N O T A B L E  Q U O T E S

"We can read about it, we can talk about it, we can sing about it and we can write about it.
Until we actually experience it...we don't have any real understanding." JSR

"It is better to give a lighter aid earlier than a stronger aid later." JSR

"If we can take the time to develop our relationship with the horse, if we can set aside any finite ambition.
Then we can live and ride in THAT MOMENT." JSR



"How wonderful it is to see the joy in the faces of the human and the expression of the horse when their movement becomes as one." JSR

“The rider needs to recognize the horses’ need for self-preservation in Mind, Body and the third factor Spirit…….he needs to realize how the persons approach can assure the horse that he can have his self-preservation and still respond to what the person is asking him to do.” Tom Dorrance

“There’s a time in there; it’s just as well not to crowd the horse if he isn’t ready for it. You keep offering, trying to help as much as you can, without troubling him too much about it. Then, there will be a day when it will just clear right up.” Tom Dorrance

"Sometimes our self-consciousness gets in the way of our learning, whether we are teaching or being taught. It is important to be concerned with what we are actually doing and not with the 'impression' we are making. If we have any hope of striving for the Art of Horsemanship we need to be free of this feeling of self-consciousness and lose ourselves in the moment." JSR

"Training a horse is above all feeling and trying, according to what you feel, to help the horse and not to force him." Oliveira


"A horse will never tire of a rider who possesses both tact and sensitivity because he will never be pushed beyond his possibilities." Oliveira

“I didn’t use to elaborate on the third factor, spirit: I only just mentioned it. But I’ve begun to wonder about it in the last few years. Maybe if people got to realizing the importance of that part of the horse, they could get more understanding from right in the horses’ innards. Then they could try to figure out the mental and the physical parts. Tom Dorrance

I’ve felt this in horses all my life, but I don’t think I realized how important it was to try to calm that inward part down. I was always working on the surface, both mentally and physically – not getting right down to the inside of the horse. No one is going to get this without it coming right out of the inside of themselves. The rest of it has to come from inside the horse. Mind, body and spirit is what we are talking about here.” Tom Dorrance

"Technical knowledge is not enough. One must transcend techniques so that the art becomes an artless art, growing out of the unconscious." Daisetsu Suzuki

"Young horses are like young children, they sometimes practice uncivilized behavior.
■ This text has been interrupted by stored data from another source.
dmrgx_status EigsRun::eigs_lanczos()
{
    int m = opts->ncv > 0 ? opts->ncv : 16;
    m = (int)std::min<int64_t>(std::min(m, MAX_NCV), N);
    m = (int)std::max<int64_t>(m, std::min<int64_t>(2, N));
    if (m < 1) DMRGX_FAIL(DMRGX_ERR_ARG, "eigs_lowest: empty problem");
    const int max_it = opts->max_it > 0 ? opts->max_it : std::max<int>(100, (int)(2 * N / m));
    const double tol = opts->tol > 0 ? opts->tol : 1e-8;

    ld = n;
    DMRGX_CHK(dV.alloc_f64((size_t)(m + 1) * n, st));
    DMRGX_CHK(dW.alloc_f64((size_t)n, st));
    DMRGX_CHK(dTmp.alloc_f64((size_t)(m / 2 + 2) * n, st));
    DMRGX_CHK(alloc_shared());
    const int row = m + 2;
    DMRGX_CHK(dScal.alloc_f64((size_t)((m + 1) * row + 3 * (MAX_NCV + 2)), st));
    DMRGX_CHK(dQ.alloc_f64((size_t)MAX_NCV * MAX_NCV, st));
    layout(dScal.as<double>() + (size_t)(m + 1) * row);
    double* const w = dW.as<double>();
    auto Hrow = [&](int j) { return dScal.as<double>() + (size_t)j * row; };
    auto vec = [&](int j) { return V + (size_t)j * n; };
    DMRGX_HIP(zero_async(dV.p, dV.bytes, st));
    DMRGX_HIP(zero_async(dW.p, dW.bytes, st));
    if (dist) DMRGX_HIP(zero_async(dX.p, dX.bytes, st));

    DMRGX_CHK(start_vector(w));
    DMRGX_CHK(multi_dot(0, w, c1, true));
    DMRGX_CHK(fetch_start_norm2(c1));
    DMRGX_HIP(hipMemcpyAsync(nrm, c1, sizeof(double), hipMemcpyDeviceToDevice, st));
    hipLaunchKernelGGL(scale_copy_kernel, dim3(1024), dim3(256), 0, st, w, vec(0), n, nrm);
    DMRGX_HIP(hipGetLastError());

    const bool looks = opts->max_matvec <= 0;
    int look_mm[2] = {0, 0};
    std::vector<double> kept, y((size_t)m, 0.0), hbuf((size_t)(m + 1) * row), Qdev;
    int k = 0, n_matvec = 0, restarts = 0, converged = 0;
    double resid = 0.0, lambda = 0.0;
    auto null_start = [&]() { return opts->use_initial && restarts == 0 && k == 0 && ((!(std::fabs(hbuf[0]) > 0.0) && !(hbuf[(size_t)m + 1] > 0.0)) || start_too_light()); };
    auto redo_from_random = [&]() -> dmrgx_status {
        dmrgx_eigs_opts o2 = *opts;
        o2.use_initial = 0;
        return solve_again(o2, n_matvec, 0, true);
    };
    while (true) {
        DMRGX_HIP(zero_async(Hrow(k), (size_t)(m + 1 - k) * row * sizeof(double), st));
        int jend = m;
        if (opts->max_matvec > 0) jend = std::min(m, k + std::max(0, opts->max_matvec - n_matvec));
        const bool capped = jend < m || (opts->max_matvec > 0 && n_matvec + (m - k) >= opts->max_matvec);
        bool early = false;
        for (int j = k; j < jend; ++j) {
            DMRGX_CHK(matvec(vec(j), w));
            ++n_matvec;
            const int nv = j + 1;
            DMRGX_CHK(multi_dot(nv, w, c1, true));
            if (nv <= FUSE_NV) DMRGX_CHK(project_and_dot<FUSE_NV>(nv, w, Hrow(j)));
            else {
                hipLaunchKernelGGL(multi_axpy_kernel, dim3(DOT_BLOCKS), dim3(DOT_THREADS), 0, st, V, n, nv, c1, w, n, dPartial.as<double>(), Hrow(j));
                DMRGX_HIP(hipGetLastError());
                DMRGX_CHK(multi_dot(nv, w, c1, true));
                DMRGX_HIP(hipMemcpyAsync(c2, c1, (size_t)(nv + 1) * sizeof(double), hipMemcpyDeviceToDevice, st));
            }
            DMRGX_CHK(project_and_normalise(nv, w, vec(j + 1), Hrow(j) + m + 1, Hrow(j)));
            if (looks && j + 1 < m) {
                const int slot = j & 1;
                DMRGX_HIP(hipMemcpyAsync(host->lanczos_look(slot), dScal.p, (size_t)(m + 1) * row * sizeof(double), hipMemcpyDeviceToHost, st));
                DMRGX_HIP(hipEventRecord(host->ev[slot], st));
                look_mm[slot] = j + 1;
            }
            if (looks && j > k && look_mm[(j - 1) & 1] == j) {
                const int slot = (j - 1) & 1;
                look_mm[slot] = 0;
                DMRGX_HIP(hipEventSynchronize(host->ev[slot]));
                std::copy(host->lanczos_look(slot), host->lanczos_look(slot) + (size_t)(m + 1) * row, hbuf.begin());
                if (null_start()) { DMRGX_HIP(hipStreamSynchronize(st)); return redo_from_random(); }
                const Ritz look = ritz_of_leading(j, m, row, hbuf, kept);
                if (eigs_trace()) fprintf(stderr, "[eigs] look at matvec %d (queued: %d): theta %.12f  |r| %.3e  (target %.3e)\n", n_matvec - 1, n_matvec, look.th[0], look.resid, tol * std::fabs(look.th[0]));
                if (look.resid <= tol * std::max(std::fabs(look.th[0]), 1e-300)) { jend = j + 1; early = true; break; }
            }
        }
        look_mm[0] = look_mm[1] = 0;
        DMRGX_HIP(hipMemcpyAsync(hbuf.data(), dScal.p, (size_t)(m + 1) * row * sizeof(double), hipMemcpyDeviceToHost, st));
        DMRGX_HIP(hipStreamSynchronize(st));
        if (null_start()) return redo_from_random();
        const int mm = jend;
        if (mm < 1) break;
        const Ritz ritz = ritz_of_leading(mm, m, row, hbuf, kept);
        lambda = ritz.th[0];
        resid = ritz.resid;
        std::fill(y.begin(), y.end(), 0.0);
        for (int i = 0; i < mm; ++i) y[i] = ritz.Q[(size_t)i * mm + 0];
        ++restarts;
        if (mm < m) { if (early) converged = 1; break; }
        if (resid <= tol * std::max(std::fabs(lambda), 1e-300) || m == N) { converged = 1; break; }
        if (restarts >= max_it || capped) break;
        const int kk = std::max(1, std::min(m / 2, m - 1));
        Qdev.assign((size_t)m * kk, 0.0);
        for (int i = 0; i < m; ++i) for (int j = 0; j < kk; ++j) Qdev[(size_t)i * kk + j] = ritz.Q[(size_t)i * m + j];
        DMRGX_HIP(h2d_async(dQ.p, Qdev.data(), Qdev.size() * sizeof(double), st));
        hipLaunchKernelGGL(basis_rotate_kernel, dim3(1024, (kk + DOT_CHUNK - 1) / DOT_CHUNK), dim3(DOT_THREADS), 0, st,
                           V, n, m, dQ.as<double>(), kk, kk, dTmp.as<double>(), n, n);
        DMRGX_HIP(hipGetLastError());
        DMRGX_HIP(hipMemcpyAsync(V, dTmp.p, (size_t)kk * n * sizeof(double), hipMemcpyDeviceToDevice, st));
        DMRGX_HIP(hipMemcpyAsync(vec(kk), vec(m), (size_t)n * sizeof(double), hipMemcpyDeviceToDevice, st));
        DMRGX_HIP(hipStreamSynchronize(st));
        kept.assign(ritz.th.begin(), ritz.th.begin() + kk);
        k = kk;
    }
    DMRGX_HIP(h2d_async(dQ.p, y.data(), y.size() * sizeof(double), st));
    hipLaunchKernelGGL(basis_rotate_kernel, dim3(1024, 1), dim3(DOT_THREADS), 0, st, V, n, m, dQ.as<double>(), 1, 1, w, n, n);
    DMRGX_HIP(hipGetLastError());
    DMRGX_CHK(finish_vector(w));
    finish(lambda, resid, n_matvec, restarts, converged);
    if (!converged) DMRGX_FAIL(DMRGX_ERR_NOTCONV, "eigs_lowest: not converged after %d restarts (residual %.3e)", restarts, resid);
    return DMRGX_OK;
}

Which if left unchecked may lead to serious dysfunction in later life." JSR

“The important thing is to think about riding the horse straight out – between your hands and your legs. Have the life come straight through his body.” Tom Dorrance

“Before you ever start to reach to ask your horse to do something you should have in mind what you are asking and where you are trying to direct.” Tom Dorrance

"For the young, the practice of equitation is a valuable lesson, as it requires the exercise of all human virtue.

If they are introduced to the practice of riding by understanding and patient teachers, then they too will develop these traits.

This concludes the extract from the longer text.